- **PROBLEM REQUIREMENTS**: Report every line of the records that contains the word "accumulate".
**** SOURCE MATERIAL ****
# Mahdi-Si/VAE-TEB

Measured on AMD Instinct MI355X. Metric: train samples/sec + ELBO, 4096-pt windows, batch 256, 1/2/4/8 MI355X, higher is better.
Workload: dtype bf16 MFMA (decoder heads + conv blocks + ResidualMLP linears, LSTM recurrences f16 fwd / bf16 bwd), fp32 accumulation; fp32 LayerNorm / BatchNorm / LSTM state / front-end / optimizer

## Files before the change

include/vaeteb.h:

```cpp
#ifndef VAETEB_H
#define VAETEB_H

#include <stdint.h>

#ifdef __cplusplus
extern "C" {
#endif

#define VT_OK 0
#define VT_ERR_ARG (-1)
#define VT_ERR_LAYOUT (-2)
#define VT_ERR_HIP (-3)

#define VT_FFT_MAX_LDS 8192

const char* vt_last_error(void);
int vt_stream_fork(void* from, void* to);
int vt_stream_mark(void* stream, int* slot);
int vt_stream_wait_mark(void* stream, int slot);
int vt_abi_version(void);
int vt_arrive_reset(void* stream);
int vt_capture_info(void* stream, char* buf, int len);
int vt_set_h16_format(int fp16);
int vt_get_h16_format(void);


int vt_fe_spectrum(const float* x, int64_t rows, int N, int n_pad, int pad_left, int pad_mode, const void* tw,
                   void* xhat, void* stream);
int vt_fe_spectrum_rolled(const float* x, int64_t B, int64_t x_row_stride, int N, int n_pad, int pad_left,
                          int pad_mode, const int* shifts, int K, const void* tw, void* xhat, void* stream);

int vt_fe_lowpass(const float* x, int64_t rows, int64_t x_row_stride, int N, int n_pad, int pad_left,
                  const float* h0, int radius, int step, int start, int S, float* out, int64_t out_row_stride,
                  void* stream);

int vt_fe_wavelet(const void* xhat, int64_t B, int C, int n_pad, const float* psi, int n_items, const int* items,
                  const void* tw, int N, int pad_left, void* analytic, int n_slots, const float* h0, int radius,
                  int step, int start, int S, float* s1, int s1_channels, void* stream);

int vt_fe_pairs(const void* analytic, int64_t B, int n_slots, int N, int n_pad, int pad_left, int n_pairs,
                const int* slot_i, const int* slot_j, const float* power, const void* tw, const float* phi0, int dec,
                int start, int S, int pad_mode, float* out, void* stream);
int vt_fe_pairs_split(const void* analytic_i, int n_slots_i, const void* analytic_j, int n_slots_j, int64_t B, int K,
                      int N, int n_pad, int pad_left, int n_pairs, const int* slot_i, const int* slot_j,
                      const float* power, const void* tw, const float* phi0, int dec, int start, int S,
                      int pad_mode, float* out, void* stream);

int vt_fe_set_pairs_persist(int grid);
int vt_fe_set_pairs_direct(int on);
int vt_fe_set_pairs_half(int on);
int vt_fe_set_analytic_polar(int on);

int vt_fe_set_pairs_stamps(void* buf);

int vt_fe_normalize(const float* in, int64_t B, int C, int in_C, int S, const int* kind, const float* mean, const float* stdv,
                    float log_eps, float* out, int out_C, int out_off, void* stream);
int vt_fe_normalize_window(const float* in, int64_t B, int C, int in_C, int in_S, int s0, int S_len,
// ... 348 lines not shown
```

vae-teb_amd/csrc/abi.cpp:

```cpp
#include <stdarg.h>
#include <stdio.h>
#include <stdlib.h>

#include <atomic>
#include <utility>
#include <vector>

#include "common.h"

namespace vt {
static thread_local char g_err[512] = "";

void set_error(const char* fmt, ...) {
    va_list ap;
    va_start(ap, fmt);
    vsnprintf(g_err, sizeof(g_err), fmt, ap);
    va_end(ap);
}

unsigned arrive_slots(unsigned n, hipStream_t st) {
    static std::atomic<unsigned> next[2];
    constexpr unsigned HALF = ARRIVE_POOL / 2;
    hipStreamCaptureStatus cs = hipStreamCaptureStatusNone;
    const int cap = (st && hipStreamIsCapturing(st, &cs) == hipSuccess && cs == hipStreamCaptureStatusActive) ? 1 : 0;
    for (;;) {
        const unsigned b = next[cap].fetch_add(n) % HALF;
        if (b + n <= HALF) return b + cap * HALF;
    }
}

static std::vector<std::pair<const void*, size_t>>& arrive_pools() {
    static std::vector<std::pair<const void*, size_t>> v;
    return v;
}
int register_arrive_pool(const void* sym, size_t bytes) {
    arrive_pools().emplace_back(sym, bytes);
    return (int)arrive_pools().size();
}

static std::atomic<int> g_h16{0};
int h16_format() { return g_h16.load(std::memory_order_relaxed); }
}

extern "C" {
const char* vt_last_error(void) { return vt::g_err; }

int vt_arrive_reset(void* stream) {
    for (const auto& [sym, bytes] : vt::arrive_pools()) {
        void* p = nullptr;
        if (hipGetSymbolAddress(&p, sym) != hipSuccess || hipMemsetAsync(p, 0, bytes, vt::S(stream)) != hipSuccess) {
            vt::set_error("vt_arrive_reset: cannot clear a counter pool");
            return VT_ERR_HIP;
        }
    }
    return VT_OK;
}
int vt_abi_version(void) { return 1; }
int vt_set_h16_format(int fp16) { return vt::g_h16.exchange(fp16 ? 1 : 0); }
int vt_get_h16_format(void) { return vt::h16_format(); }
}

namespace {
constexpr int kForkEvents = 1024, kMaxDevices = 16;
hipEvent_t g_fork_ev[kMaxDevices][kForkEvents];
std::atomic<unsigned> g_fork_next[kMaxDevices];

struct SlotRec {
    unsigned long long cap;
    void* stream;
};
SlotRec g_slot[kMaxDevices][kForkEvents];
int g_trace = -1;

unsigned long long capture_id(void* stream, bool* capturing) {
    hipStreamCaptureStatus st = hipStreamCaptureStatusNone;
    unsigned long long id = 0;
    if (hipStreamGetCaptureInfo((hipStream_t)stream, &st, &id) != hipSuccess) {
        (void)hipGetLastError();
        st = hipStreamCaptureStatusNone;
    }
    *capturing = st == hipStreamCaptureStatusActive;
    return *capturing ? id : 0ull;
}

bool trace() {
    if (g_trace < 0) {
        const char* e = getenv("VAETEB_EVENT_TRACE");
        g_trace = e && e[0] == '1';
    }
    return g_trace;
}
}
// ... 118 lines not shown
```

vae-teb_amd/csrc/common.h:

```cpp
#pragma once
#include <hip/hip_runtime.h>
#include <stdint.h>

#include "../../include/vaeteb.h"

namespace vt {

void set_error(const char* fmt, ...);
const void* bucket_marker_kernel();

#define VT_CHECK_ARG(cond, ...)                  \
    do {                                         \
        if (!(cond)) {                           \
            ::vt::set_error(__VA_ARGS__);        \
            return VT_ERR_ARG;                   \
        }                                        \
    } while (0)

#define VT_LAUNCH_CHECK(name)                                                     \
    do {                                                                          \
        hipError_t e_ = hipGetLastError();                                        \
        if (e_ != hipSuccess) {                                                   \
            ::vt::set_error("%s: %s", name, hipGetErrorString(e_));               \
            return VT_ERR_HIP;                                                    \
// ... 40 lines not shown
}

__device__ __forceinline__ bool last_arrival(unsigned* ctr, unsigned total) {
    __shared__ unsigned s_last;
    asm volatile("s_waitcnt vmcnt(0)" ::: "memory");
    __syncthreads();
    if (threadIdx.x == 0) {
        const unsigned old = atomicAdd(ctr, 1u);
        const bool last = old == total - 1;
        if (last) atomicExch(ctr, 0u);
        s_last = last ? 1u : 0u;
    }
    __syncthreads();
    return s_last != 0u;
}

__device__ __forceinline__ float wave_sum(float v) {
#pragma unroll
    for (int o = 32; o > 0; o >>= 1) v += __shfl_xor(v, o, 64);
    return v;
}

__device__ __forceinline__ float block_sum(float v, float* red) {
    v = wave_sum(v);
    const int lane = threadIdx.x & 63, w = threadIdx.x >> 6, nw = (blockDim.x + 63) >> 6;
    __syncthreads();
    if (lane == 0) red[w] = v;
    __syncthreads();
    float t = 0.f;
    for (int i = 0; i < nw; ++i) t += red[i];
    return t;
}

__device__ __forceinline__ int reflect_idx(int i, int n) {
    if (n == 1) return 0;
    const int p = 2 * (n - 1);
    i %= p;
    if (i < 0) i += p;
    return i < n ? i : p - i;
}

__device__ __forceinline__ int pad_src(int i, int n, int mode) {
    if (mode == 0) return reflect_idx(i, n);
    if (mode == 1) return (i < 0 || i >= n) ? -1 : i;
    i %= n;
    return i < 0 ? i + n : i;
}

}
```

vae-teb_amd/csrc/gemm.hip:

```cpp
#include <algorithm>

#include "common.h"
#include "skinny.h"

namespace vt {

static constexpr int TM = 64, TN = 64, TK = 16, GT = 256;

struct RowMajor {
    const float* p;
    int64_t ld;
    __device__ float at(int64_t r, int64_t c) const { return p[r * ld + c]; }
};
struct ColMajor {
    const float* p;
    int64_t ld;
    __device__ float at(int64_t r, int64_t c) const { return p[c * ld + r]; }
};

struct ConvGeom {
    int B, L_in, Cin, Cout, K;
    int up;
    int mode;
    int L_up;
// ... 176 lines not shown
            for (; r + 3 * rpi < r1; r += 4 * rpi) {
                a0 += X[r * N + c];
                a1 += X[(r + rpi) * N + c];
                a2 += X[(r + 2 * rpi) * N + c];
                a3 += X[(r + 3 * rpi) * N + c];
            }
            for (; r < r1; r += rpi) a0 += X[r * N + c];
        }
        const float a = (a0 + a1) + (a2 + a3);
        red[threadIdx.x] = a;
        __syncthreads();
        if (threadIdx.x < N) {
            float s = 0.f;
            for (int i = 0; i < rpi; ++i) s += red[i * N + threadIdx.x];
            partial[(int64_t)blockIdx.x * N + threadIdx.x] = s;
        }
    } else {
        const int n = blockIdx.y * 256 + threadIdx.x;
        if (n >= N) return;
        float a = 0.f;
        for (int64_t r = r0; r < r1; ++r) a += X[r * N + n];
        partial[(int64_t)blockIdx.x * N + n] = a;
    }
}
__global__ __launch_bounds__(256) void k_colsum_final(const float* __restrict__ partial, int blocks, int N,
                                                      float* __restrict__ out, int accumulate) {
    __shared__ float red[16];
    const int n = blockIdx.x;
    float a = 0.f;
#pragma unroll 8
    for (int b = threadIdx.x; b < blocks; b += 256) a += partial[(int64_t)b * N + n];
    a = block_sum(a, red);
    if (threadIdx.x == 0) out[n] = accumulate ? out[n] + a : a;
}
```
****
- **WRITTEN RESPONSE**:
                                                      float* __restrict__ out, int accumulate) {
    if (threadIdx.x == 0) out[n] = accumulate ? out[n] + a : a;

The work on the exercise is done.